=== INSTRUCTIONS TO FOLLOW ===
Repeat exactly the lines of the entries below from the one with "p.r.oz = q[2" through the one with "i = (uint32_t)qi[slot];", both ends included, and nothing else.
BEGIN SUPPLIED RECORDS
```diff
diff --git a/ntsynt_amd/csrc/ntsynt_hip.hip b/ntsynt_amd/csrc/ntsynt_hip.hip
--- a/ntsynt_amd/csrc/ntsynt_hip.hip
+++ b/ntsynt_amd/csrc/ntsynt_hip.hip
@@ -2370,7 +2370,8 @@
   hipEventDestroy(a);
   hipEventDestroy(b);
   if (e != hipSuccess) return fail(ctx, NTS_EHIP, std::string("nts_bench_valu: ") + hipGetErrorString(e));
-  const double per_iter = (double)VB_CHAINS * VB_UNROLL * (kind == VK_ADD_CO_PAIR || kind == VK_CMP_ADDC ? 2 : kind == VK_ROLL31_STEP ? 9 : 1);
+  const double per_iter = kind == VK_ROLL31_FETCH ? (double)VB_UNROLL * 64 * 11
+                                                  : (double)VB_CHAINS * VB_UNROLL * (kind == VK_ADD_CO_PAIR || kind == VK_CMP_ADDC ? 2 : kind == VK_ROLL31_STEP ? 9 : 1);
   const double n_instr = per_iter * iters;
   std::sort(cyc.begin(), cyc.end());
   const double median = (double)cyc[n_waves / 2];
diff --git a/ntsynt_amd/device.py b/ntsynt_amd/device.py
--- a/ntsynt_amd/device.py
+++ b/ntsynt_amd/device.py
@@ -103,7 +103,7 @@
 
     VALU_KINDS = ["v_xor_b32", "v_alignbit_b32", "v_lshl_add_u64", "v_lshlrev_b64", "v_mul_lo_u32", "v_mad_u64_u32",
                   "v_add_co_u32+v_addc_co_u32", "v_xor_b32 (dependent chain)", "v_add3_u32", "v_cmp_ge_u32+v_addc_co_u32",
-                  "roll31 step (9 instructions)"]
+                  "roll31 step (9 instructions)", "roll31 step with table fetch (11 instructions)"]
 
     def bench_valu(self, kind, waves_per_simd=4, iters=20000):
         ms, cyc, n = ctypes.c_double(), ctypes.c_double(), ctypes.c_double()
```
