#ifdef FLUX_DEBUG_CLOCK
        long long lap_store[8] = {0, 0, 0, 0, 0, 0, 0, (long long)__builtin_readcyclecounter()};
        long long *lap = lap_store;
#else
        long long *lap = nullptr;
#endif
        uint32_t next = s_lo;
        uint32_t qcount = 0;
        uint32_t i = 0;
        constexpr int kDeadDepth = 0x7fffffff;
        Path p;
        path_begin(p);
        p.depth = kDeadDepth;
        p.sq = make_double2(0.0, 0.0);
        p.r = Ray{0, 0, 0, 0, 0, 1};
        for (;;) {
            const RenderParams &P = relaunder_params(next + qcount);
            uint32_t set_p = set;
            unsigned long long cand_p = cand_mask, in_p = in_mask;
            asm("" : "+s"(set_p) : "s"(next));
            asm("" : "+s"(cand_p), "+s"(in_p) : "s"(next));
            auto pop = [&]() {
                const unsigned long long freemask = ballot64(p.depth == kDeadDepth);
                if (!freemask || !qcount) return;
                const uint32_t nfree = (uint32_t)__popcll(freemask);
                const uint32_t take = nfree < qcount ? nfree : qcount;
                const uint32_t rank = __builtin_amdgcn_mbcnt_hi((uint32_t)(freemask >> 32),
                                                                __builtin_amdgcn_mbcnt_lo((uint32_t)freemask, 0u));
                if (p.depth == kDeadDepth && rank < take) {
                    const uint32_t slot = qcount - 1u - rank;
                    p.r.ox = q[0 * 64 + slot];
                    p.r.oy = q[1 * 64 + slot];
                    p.r.oz = q[2 * 64 + slot];
                    p.r.dx = q[3 * 64 + slot];
                    p.r.dy = q[4 * 64 + slot];
                    p.r.dz = q[5 * 64 + slot];
                    p.tr = q[6 * 64 + slot];
                    p.tg = q[7 * 64 + slot];
                    p.tb = q[8 * 64 + slot];
                    i = (uint32_t)qi[slot];
                    p.self = qi[64 + slot];
                    p.depth = 2;
                    p.nb = 1;
                }
                qcount -= take;
            };
            pop();
            lap_stamp(lap, 0);
            if (next < s_hi && any64(p.depth == kDeadDepth)) {
                FLUX_TRIP(P, 12);
                FLUX_CENSUS(P, 0);
                const uint32_t ia = next + lane;
                const bool valid = ia < s_hi;
                const unsigned long long valid_m = ballot64(ia < s_hi);
                next = (s_hi - next) > 64u ? next + 64u : s_hi;
                bool cont = false;
                Path pa;
                path_begin(pa);
                pa.sq = make_double2(0.5, 0.5);
                pa.r = Ray{0, 0, 0, 0, 0, 1};
                const double2 *pix = set_rows_of(P, set_p).pix;
                const double2 *disc = set_rows_of(P, set_p).disc;
                const char *pxc_b = reinterpret_cast<const char *>(P.pxc);
                const PixelConsts PX = PixelConsts{*reinterpret_cast<const double *>(pxc_b + ((uint32_t)col << 3)),
                                                   *reinterpret_cast<const double *>(pxc_b + ((uint32_t)(P.img_w + row) << 3)), P.fwx, P.fwy, P.fwz};
                {
                    const uint32_t ic = ia < s_hi ? ia : s_hi - 1u;
                    pa.sq = gather_global_d2(pix, ic << 4);
                    pa.r = primary_ray_px(P, PX, pa.sq, gather_global_d2(disc, ic << 4));
                    if (STATS && valid) {
                        st.c[0]++;
                        st.c[1]++;
                    }
                }
                int hit = -1;
                double t = 0.0;
                scan_shapes_primary<TYP>(P, pa.r, cand_p, in_p, in_t0, valid, valid_m, hit, t);
                if (valid) {
                    double Lr, Lg, Lb;
                    FLUX_CENSUS(P, 2);
                    cont = shade_hit_fast<STATS, false, true, TYP, true>(P, pa, set_p, ia, hit, -1, t, Lr, Lg, Lb, st, 3, frec_lds);
                    if (cont && pa.depth > P.max_depth) {
                        cont = false;
                        Lr = Lg = Lb = 0.0;
                        if (STATS) st.c[7]++;
                    }
                    if (!cont) {
                        fold_path(pa, nullptr, 0, Lr, Lg, Lb);
                        sr += Lr;
                        sg += Lg;
                        sb += Lb;
                    }
                }
                const unsigned long long qmask = ballot64(cont);
                if (cont) {
                    const uint32_t slot = __builtin_amdgcn_mbcnt_hi((uint32_t)(qmask >> 32),
                                                                    __builtin_amdgcn_mbcnt_lo((uint32_t)qmask, 0u));
                    q[0 * 64 + slot] = pa.r.ox;
                    q[1 * 64 + slot] = pa.r.oy;
                    q[2 * 64 + slot] = pa.r.oz;
                    q[3 * 64 + slot] = pa.r.dx;
                    q[4 * 64 + slot] = pa.r.dy;
                    q[5 * 64 + slot] = pa.r.dz;
                    q[6 * 64 + slot] = pa.tr;
                    q[7 * 64 + slot] = pa.tg;
                    q[8 * 64 + slot] = pa.tb;
                    qi[slot] = (int)ia;
                    qi[64 + slot] = pa.self;
                }
                qcount = (uint32_t)__popcll(qmask);
                lap_stamp(lap, 1);
                pop();
                lap_stamp(lap, 0);
            }
            if (__builtin_expect((qcount | (s_hi - next)) == 0u, 0)) {
                if (!any64(p.depth != kDeadDepth)) break;
            }
            FLUX_TRIP(P, 10);
            const bool live = p.depth != kDeadDepth;
            const bool trace = p.depth <= P.max_depth;
            double Lr = 0.0, Lg = 0.0, Lb = 0.0;
            bool cont = false;
            if (trace) {
                FLUX_CENSUS(P, 3);
                if (STATS) st.c[1]++;
                int hit = -1;
                double t = 0.0;
                const float ofx = (float)p.r.ox, ofy = (float)p.r.oy, ofz = (float)p.r.oz;
                const float oo32 = __builtin_fmaf(ofz, ofz, __builtin_fmaf(ofy, ofy, ofx * ofx));
                if (__builtin_expect((ballot64(p.r.dz == 0.0) | ballot64(!(oo32 < 0.999e6f))) != 0ull, 0))
                    scan_shapes_fast<true, true, MAX32, TYP, 1>(P, p.r, p.self, hit, t, lap, fsph_lds);
                else
                    scan_shapes_fast<true, true, MAX32, TYP, 0>(P, p.r, p.self, hit, t, lap, fsph_lds);
                cont = shade_hit_fast<STATS, false, true, TYP>(P, p, set_p, i, hit, -1, t, Lr, Lg, Lb, st, 0, frec_lds);
            }
            if (live && !cont) {
                if (STATS && !trace) st.c[7]++;
                fold_path(p, nullptr, 0, Lr, Lg, Lb);
                sr += Lr;
                sg += Lg;
                sb += Lb;
                p.depth = kDeadDepth;
            }
            lap_stamp(lap, 5);
        }
#ifdef FLUX_DEBUG_CLOCK
        if (P.stats && lane == 0)
            for (int k = 0; k < 6; ++k) atomicAdd(P.stats + 10 + k, (unsigned long long)lap[k]);
#endif
    }
    const RenderParams &PE = P;
    if (K == 1) {
        finish_pixel(PE, wave_on, lane, 0u, 64u, pixel, sr, sg, sb);
    } else {
        double r, g, b;
        wave_sum3(sr, sg, sb, r, g, b);
        if (lane == 0) {
            part[sub][0] = r;
            part[sub][1] = g;
            part[sub][2] = b;
        }
        __syncthreads();
        if (sub == 0) {
            double tr = 0.0, tg = 0.0, tb = 0.0;
// ... 621 lines not shown
    const int tid = threadIdx.x;
    const int k = blockIdx.x * 64 + tid;
    double *stk = lds_stack + tid;
    int *tstack = bvh_stack_base(lds_stack, P, 64) + tid;
    if (k >= n) return;
    Stats st = {};
    Path p;
    path_begin(p);
    p.depth = depth;
    p.sq = P.pix[(size_t)set * P.nsamp + index];
    p.r = Ray{rays[6 * k], rays[6 * k + 1], rays[6 * k + 2], rays[6 * k + 3], rays[6 * k + 4], rays[6 * k + 5]};
    {
        double t = 0.0;
        int slot = -1;
        const int hit = scene_hit<false, TRIS>(P, p.r, path_self(p), t, slot, tstack, 64, st);
        int id = hit;
#if FLUX_FAST
        if (hit >= 0 && !(TRIS && slot >= 0)) id = P.frec[hit].orig_id;
#endif
        out_hit[k] = id;
        out_t[k] = hit >= 0 ? t : 0.0;
    }
    double Lr, Lg, Lb;
    while (shade_level<false, TRIS>(P, p, set, index, stk, 64, tstack, Lr, Lg, Lb, st)) {
    }
    fold_path(p, stk, 64, Lr, Lg, Lb);
    out_rgb[3 * k] = Lr;
    out_rgb[3 * k + 1] = Lg;
    out_rgb[3 * k + 2] = Lb;
}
END SUPPLIED RECORDS
=== EXERCISE OUTPUT ===
                    p.r.oz = q[2 * 64 + slot];
                    p.r.dx = q[3 * 64 + slot];
                    p.r.dy = q[4 * 64 + slot];
                    p.r.dz = q[5 * 64 + slot];
                    p.tr = q[6 * 64 + slot];
                    p.tg = q[7 * 64 + slot];
                    p.tb = q[8 * 64 + slot];
                    i = (uint32_t)qi[slot];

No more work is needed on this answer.